### Exercise description
Your reply should be one number: how many lines of the material contain the word "yall".
══════════
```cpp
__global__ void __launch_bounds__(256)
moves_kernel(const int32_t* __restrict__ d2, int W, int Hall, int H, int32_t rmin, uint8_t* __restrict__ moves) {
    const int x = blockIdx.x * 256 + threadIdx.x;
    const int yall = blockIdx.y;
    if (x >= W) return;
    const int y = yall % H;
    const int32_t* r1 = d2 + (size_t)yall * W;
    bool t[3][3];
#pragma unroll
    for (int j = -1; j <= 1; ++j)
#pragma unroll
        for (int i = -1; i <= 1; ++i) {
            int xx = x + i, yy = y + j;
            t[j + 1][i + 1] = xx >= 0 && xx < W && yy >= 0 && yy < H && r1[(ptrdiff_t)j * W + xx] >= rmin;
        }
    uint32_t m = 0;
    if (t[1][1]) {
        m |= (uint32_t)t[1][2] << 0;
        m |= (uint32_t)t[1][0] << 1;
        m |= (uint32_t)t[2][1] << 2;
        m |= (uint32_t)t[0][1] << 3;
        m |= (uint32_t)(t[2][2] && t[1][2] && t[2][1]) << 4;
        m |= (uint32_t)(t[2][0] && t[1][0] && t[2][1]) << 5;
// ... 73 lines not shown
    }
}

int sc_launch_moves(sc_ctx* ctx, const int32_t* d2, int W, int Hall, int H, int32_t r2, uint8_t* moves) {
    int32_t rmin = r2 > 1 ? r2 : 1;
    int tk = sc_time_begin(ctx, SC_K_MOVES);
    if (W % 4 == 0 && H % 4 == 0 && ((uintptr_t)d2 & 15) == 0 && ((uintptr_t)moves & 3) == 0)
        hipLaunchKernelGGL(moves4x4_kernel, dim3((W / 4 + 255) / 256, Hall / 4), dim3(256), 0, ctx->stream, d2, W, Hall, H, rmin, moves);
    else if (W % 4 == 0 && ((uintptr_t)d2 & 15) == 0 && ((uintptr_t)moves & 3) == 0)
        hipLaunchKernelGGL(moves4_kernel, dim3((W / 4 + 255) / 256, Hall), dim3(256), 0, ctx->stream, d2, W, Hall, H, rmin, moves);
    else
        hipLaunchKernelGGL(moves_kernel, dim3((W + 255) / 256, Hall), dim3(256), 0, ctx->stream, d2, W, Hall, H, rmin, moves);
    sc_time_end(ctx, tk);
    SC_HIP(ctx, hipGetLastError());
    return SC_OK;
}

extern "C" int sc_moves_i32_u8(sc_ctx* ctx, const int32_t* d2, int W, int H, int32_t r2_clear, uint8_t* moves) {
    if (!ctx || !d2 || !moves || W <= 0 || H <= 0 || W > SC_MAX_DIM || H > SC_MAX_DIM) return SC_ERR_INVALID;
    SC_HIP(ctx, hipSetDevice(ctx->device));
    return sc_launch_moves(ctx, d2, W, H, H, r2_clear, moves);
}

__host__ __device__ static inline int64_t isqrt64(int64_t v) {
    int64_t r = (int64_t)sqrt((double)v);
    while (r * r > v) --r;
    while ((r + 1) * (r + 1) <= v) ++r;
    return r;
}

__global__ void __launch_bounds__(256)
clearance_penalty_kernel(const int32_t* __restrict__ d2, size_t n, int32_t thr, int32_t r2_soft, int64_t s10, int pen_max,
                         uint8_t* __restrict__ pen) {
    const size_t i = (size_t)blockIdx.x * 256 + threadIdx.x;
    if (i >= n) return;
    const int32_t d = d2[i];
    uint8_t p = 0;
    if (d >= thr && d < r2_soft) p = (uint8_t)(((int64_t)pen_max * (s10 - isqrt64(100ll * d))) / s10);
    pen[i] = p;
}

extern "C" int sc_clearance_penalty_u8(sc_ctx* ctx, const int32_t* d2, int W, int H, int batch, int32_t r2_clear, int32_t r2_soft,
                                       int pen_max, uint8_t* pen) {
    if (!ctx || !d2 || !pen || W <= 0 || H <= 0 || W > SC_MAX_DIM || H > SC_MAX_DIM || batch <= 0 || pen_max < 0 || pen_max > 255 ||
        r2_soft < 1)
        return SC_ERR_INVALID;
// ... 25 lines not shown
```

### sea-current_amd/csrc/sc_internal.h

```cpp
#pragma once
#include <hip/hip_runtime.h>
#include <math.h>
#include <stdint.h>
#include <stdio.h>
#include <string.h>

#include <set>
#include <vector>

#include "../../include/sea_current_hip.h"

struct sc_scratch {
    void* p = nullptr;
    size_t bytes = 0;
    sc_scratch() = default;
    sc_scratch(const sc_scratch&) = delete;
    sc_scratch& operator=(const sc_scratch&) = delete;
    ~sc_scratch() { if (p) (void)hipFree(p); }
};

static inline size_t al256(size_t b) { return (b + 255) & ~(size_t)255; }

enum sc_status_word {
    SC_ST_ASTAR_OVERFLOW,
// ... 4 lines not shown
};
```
══════════
### Exercise response
3